In 1919, the pharmacist Ludwig Michel (1880–1972), who came from Marktheidenfeld and took over the pharmacy as a tenant, was appointed to manage the market pharmacy. Michel would have liked to buy the pharmacy, but negotiations with the heirs of Gerber were unsuccessful. Michel therefore moved to Lörrach in 1938 and bought a pharmacy in Pforzheim in 1941. The Bretten market pharmacy was meanwhile leased from 1938 by Friedrich Wilhelm Reischmann (1896–1982). Reischmann was faced with major organizational challenges, especially in the course of the Second World War and thereafter up to the currency reform , because on the one hand there was a shortage of materials, on the other hand an ever-increasing area had to be supplied. After the bombing of Pforzheim in World War II, this town too had to be supplied with medicines from Bretten. In 1950, the pharmacy was given the name Markt-Apotheke to distinguish it from another pharmacy that has now opened in Bretten. Reischmann remained the tenant until 1952 and then moved to Heidelberg. He was followed in the market pharmacy by Alfred Ernst Otto Rayer (1911–1980), who opened his own pharmacy in 1957, which is now the third pharmacy in Bretten.
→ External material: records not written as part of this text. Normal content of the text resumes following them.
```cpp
#define NR_DDIM_EPSILON 0
#define NR_DDIM_SAMPLE 1
#define NR_DDIM_V_PREDICTION 2
nr_status nr_cfg_ddim_step_ex(nr_stream stream, const float* eps_dev, const float* x_dev, float* x_out_dev, float* x0_out_dev, int64_t n,
                              float guidance_scale, int32_t do_cfg, int32_t prediction_type, int32_t clip_sample,
                              int32_t use_clipped_model_output, double alpha_prod_t, double alpha_prod_t_prev, double sigma, double dir_coeff,
                              const float* noise_dev);

nr_status nr_cfg_combine(nr_stream stream, const float* eps_dev, float* eps_out_dev, int64_t n, float guidance_scale);

#define NR_PROF_IGEMM 0
#define NR_PROF_GROUPNORM 1
#define NR_PROF_LAYERNORM 2
#define NR_PROF_ATTENTION 3
#define NR_PROF_OTHER 4
#define NR_PROF_KINDS 5
typedef struct nr_profile {
  double ms[NR_PROF_KINDS];
  double flops[NR_PROF_KINDS];
  double bytes[NR_PROF_KINDS];
  int32_t launches[NR_PROF_KINDS];
} nr_profile;
nr_status nr_net_profile_last(nr_net* h, nr_stream stream, nr_profile* out);

nr_status nr_sparsectrl_forward_async(nr_net* ctrl, nr_stream stream, const float* timesteps, const float* ctx_dev, int32_t ctx_len,
                                      const float* cond_dev, const float* mask_dev, int32_t cond_batch, float scale,
                                      void* const* out_down_dev, void* out_mid_dev, int32_t slot);
nr_status nr_unet3d_forward_after(nr_net* unet, nr_net* ctrl, int32_t slot, nr_stream stream, const float* sample_dev,
                                  const float* timesteps, const float* ctx_dev, int32_t ctx_len, const void* const* down_res_dev,
                                  const void* mid_res_dev, float* out_dev);

nr_status nr_net_set_attention_fp8(nr_net* h, int32_t enable);

nr_status nr_net_set_weight_fp8(nr_net* h, int32_t enable);

nr_status nr_sparsectrl_set_condition_frames(nr_net* h, const int32_t* frames, int32_t n);

nr_status nr_net_set_deterministic_batch(nr_net* h, int32_t enable);
nr_status nr_net_set_clip_samples(nr_net* h, int32_t samples);
nr_status nr_net_set_cfg_pair_identical(nr_net* h, int32_t enable);

int64_t nr_net_export_manifest(nr_net* h, char* buf, int64_t capacity, int64_t* arena_bytes);
nr_status nr_net_export_weights(nr_net* h, nr_stream stream, void* dst_dev, int64_t capacity);
nr_status nr_net_import_weights(nr_net* h, nr_stream stream, const char* manifest, int64_t manifest_bytes, const void* src_dev,
                                int64_t arena_bytes);

nr_status nr_net_set_debug(nr_net* h, int32_t keep_all_activations);
int32_t nr_net_num_taps(const nr_net* h);
const char* nr_net_tap_name(const nr_net* h, int32_t i);
nr_status nr_net_read_tap(nr_net* h, int32_t i, float* host_out, int64_t capacity, int32_t* rows, int32_t* C);

int32_t nr_net_num_ops(const nr_net* h);
const char* nr_net_op_desc(const nr_net* h, int32_t i);

void nr_g8p_set_mode(int32_t mode);
void nr_g8p_set_phases(int32_t phases);
void nr_ff_set_waves(int32_t waves);

nr_status nr_leaf_forward(nr_net* h, nr_stream stream, const float* x_dev, const float* ctx_dev, int32_t ctx_len, float* out_dev);

void nr_op_fm_cache_clear(void);
nr_status nr_op_gemm(nr_stream stream, const void* a_dev, int32_t lda, const void* w_dev, const float* bias_dev,
                     const void* res_dev, int32_t ldr, void* out_dev, int32_t ldo, int32_t M, int32_t N, int32_t K,
                     int32_t geglu);
nr_status nr_op_w8_pack(nr_stream stream, const void* w_dev, int32_t N, int32_t K, void* out_dev, int64_t capacity);
nr_status nr_op_gemm2(nr_stream stream, const void* a0_dev, int32_t c0, int32_t lda0, const void* a1_dev, int32_t c1, int32_t lda1,
                      const void* w_dev, const float* bias_dev, const void* res_dev, int32_t ldr, void* out_dev, int32_t ldo, int32_t M,
                      int32_t N);
nr_status nr_op_ln_gemm(nr_stream stream, const void* a_dev, int32_t lda, const void* w_scaled_dev, const float* ln_c_dev,
                        const float* bias_folded_dev, float eps, const void* res_dev, int32_t ldr, void* out_dev, int32_t ldo,
                        int32_t M, int32_t N, int32_t K, int32_t geglu, int32_t act);
nr_status nr_op_gemm_ex(nr_stream stream, const void* a_dev, int32_t lda, const void* w_dev, const float* bias_dev,
                        const float* ln_c_dev, float ln_eps, const float* rowvec_dev, int32_t rowvec_div, int32_t rowvec_mod,
                        int32_t rowvec_ld, const void* res_dev, int32_t ldr, void* out_dev, int32_t ldo, int32_t M, int32_t N,
                        int32_t K, int32_t geglu, int32_t act, float out_scale);
nr_status nr_op_conv3x3(nr_stream stream, const void* x0_dev, int32_t c0, const void* x1_dev, int32_t c1, int32_t nimg,
                        int32_t H, int32_t W, int32_t stride, int32_t ups, const void* w_dev, const float* bias_dev,
                        const float* rowvec_dev, int32_t rowvec_div, const void* res_dev, void* out_dev, int32_t Cout);
nr_status nr_op_condembed_in(nr_stream stream, const float* cond_dev, const float* mask_dev, int32_t c0, int32_t nsrc, int32_t F, int32_t H,
                             int32_t W, const int32_t* fmap, int32_t nframes, const float* w_dev, const float* bias_dev, int32_t Cout,
                             void* out_dev);
nr_status nr_op_condembed_conv(nr_stream stream, const void* x_dev, int32_t nimg, int32_t H, int32_t W, int32_t Cin, int32_t stride,
                               const void* wfm_dev, const float* bias_dev, int32_t Cout, int32_t silu, void* out_dev);
nr_status nr_op_conv3x3_tap_inner(nr_stream stream, const void* x0, int32_t c0, int32_t nimg, int32_t H, int32_t W, const void* w,
                                  const float* bias, const float* rowvec, int32_t rowvec_div, const void* res, void* out, int32_t Cout);
nr_status nr_op_groupnorm(nr_stream stream, const void* x0_dev, int32_t c0, const void* x1_dev, int32_t c1, int32_t nimg,
                          int32_t hw, int32_t groups, const float* gamma_dev, const float* beta_dev, float eps,
                          int32_t silu, float* partial_ws_dev, void* out_dev);
nr_status nr_op_layernorm(nr_stream stream, const void* x_dev, void* out_dev, int32_t M, int32_t C,
                          const float* gamma_dev, const float* beta_dev, float eps, const float* pe_dev, int32_t pe_hw,
                          int32_t pe_F);
nr_status nr_op_attention(nr_stream stream, int32_t mode, const void* q_dev, const void* kv_dev, void* out_dev,
                          int32_t nimg, int32_t L, int32_t Lk, int32_t C, int32_t heads, int32_t frames, int32_t kv_div);

nr_status nr_op_ff_fused(nr_stream stream, const void* t_dev, const void* x_dev, void* out_dev, int32_t M, int32_t C,
                         const void* w1_geglu_dev, const float* gamma_dev, const float* beta_dev, const float* b1_geglu_dev,
                         const void* wc_dev, const float* bc_dev, float ln_eps);

nr_status nr_op_tattn_fused(nr_stream stream, void* t_dev, int32_t nbatch, int32_t hw, const void* wq_dev, const void* wk_dev,
                            const void* wv_dev, const void* wo_dev, const float* gamma_dev, const float* gb_dev, const float* bo_dev,
                            float ln_eps);
nr_status nr_op_xattn_fused(nr_stream stream, void* t_dev, int32_t nimg, int32_t hw, int32_t img_per_ctx, const void* wq_dev,
                            const void* wo_dev, const void* kv_dev, int32_t ldkv, int32_t Lk, int32_t nctx, const float* gamma_dev,
                            const float* beta_dev, const float* bo_dev, float ln_eps);
nr_status nr_op_tattn_fused_frames(nr_stream stream, void* t_dev, int32_t nbatch, int32_t frames, int32_t hw, const void* wq_dev,
                                   const void* wk_dev, const void* wv_dev, const void* wo_dev, const float* gamma_dev, const float* gb_dev,
                                   const float* bo_dev, float ln_eps);

nr_status nr_op_tattn_head(nr_stream stream, const void* t_dev, void* a_dev, int32_t nbatch, int32_t hw, int32_t C, const void* w_folded_dev,
                           const float* lnc_dev, const float* bias_dev, const float* rowvec_dev, float ln_eps);
nr_status nr_op_tattn_head_frames(nr_stream stream, const void* t_dev, void* a_dev, int32_t nbatch, int32_t frames, int32_t hw, int32_t C,
                                  const void* w_folded_dev, const float* lnc_dev, const float* bias_dev, const float* rowvec_dev, float ln_eps);

nr_status nr_op_xattn_head(nr_stream stream, const void* t_dev, void* a_dev, int32_t nimg, int32_t hw, int32_t img_per_ctx, int32_t C,
                           const void* wq_folded_dev, const float* lnc_dev, const float* bias_dev, const void* kv_dev, int32_t ldkv, int32_t Lk,
                           int32_t nctx, float ln_eps);

#ifdef __cplusplus
}
#endif
#endif
```

neurons_amd/_lib.py:

```python
import ctypes as C
import os

_HERE = os.path.dirname(os.path.abspath(__file__))
LIB_PATH = os.path.join(_HERE, "libneurons_amd" + ("_" + os.environ["NR_LIB_VARIANT"] if os.environ.get("NR_LIB_VARIANT") else "") + ".so")

NR_KIND_UNET3D = 0
NR_KIND_SPARSECTRL = 1
NR_KIND_SGM_UNET = 2
NR_KIND_VAE_DECODER = 3
NR_KIND_VAE_ENCODER = 4
NR_KIND_CLIP_TEXT = 5
NR_KIND_LEAF_TRANSFORMER3D = 6
NR_KIND_LEAF_TEMPORAL = 7
NR_MAX_LEVELS = 4
NR_DDIM_EPSILON = 0
NR_DDIM_SAMPLE = 1
NR_DDIM_V_PREDICTION = 2


class NrNetConfig(C.Structure):
    _fields_ = [
        ("kind", C.c_int32),
        ("in_channels", C.c_int32),
        ("out_channels", C.c_int32),
# ... 11 lines not shown
        ("motion_num_attention_blocks", C.c_int32),
        ("motion_pe_max_len", C.c_int32),
        ("motion_module_mid_block", C.c_int32),
        ("conditioning_channels", C.c_int32),
        ("set_noisy_sample_input_to_zero", C.c_int32),
        ("transformer_depth", C.c_int32 * NR_MAX_LEVELS),
        ("num_head_channels", C.c_int32),
        ("adm_in_channels", C.c_int32),
        ("cond_embedding_levels", C.c_int32),
        ("cond_embedding_channels", C.c_int32 * NR_MAX_LEVELS),
    ]


NR_PROF_KINDS = 5
NR_PROF_NAMES = ("igemm", "groupnorm", "layernorm", "attention", "other")


class NrProfile(C.Structure):
    _fields_ = [("ms", C.c_double * NR_PROF_KINDS), ("flops", C.c_double * NR_PROF_KINDS),
                ("bytes", C.c_double * NR_PROF_KINDS), ("launches", C.c_int32 * NR_PROF_KINDS)]
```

After Rayer, Karl Werner Nagel took over the market pharmacy in 1957. Today the pharmacy is run by Gebhard W. Nagel.

Building

The pharmacy building essentially goes back to the reconstruction from the time after the Palatinate War of Succession, which, according to the preserved building files, took place in several stages. The upper floors of the pharmacy building are half-timbered . For a long time, the ground floor had the same window axes as the upper floors and only received shop windows in 1973. The plot of land purchased in 1714, the house garden at the Stadtgraben, originally belonged to the Altarpfründe of Our Lady in Weißhofen, on it was the remnant of a tower, the so-called Frauenturm, later also a pharmacy tower. The rear garden wall was also the city wall. The house garden essentially fell victim to the change in the street layout in the course of the old town renovation from 1968 to 1973.

literature

  • Willy Bickel : The old pharmacy on the market in Bretten and its owners - A contribution to the medical family and economic history of Brettens . In: Brettener Jahrbuch 1983/84 , pp. 121–148.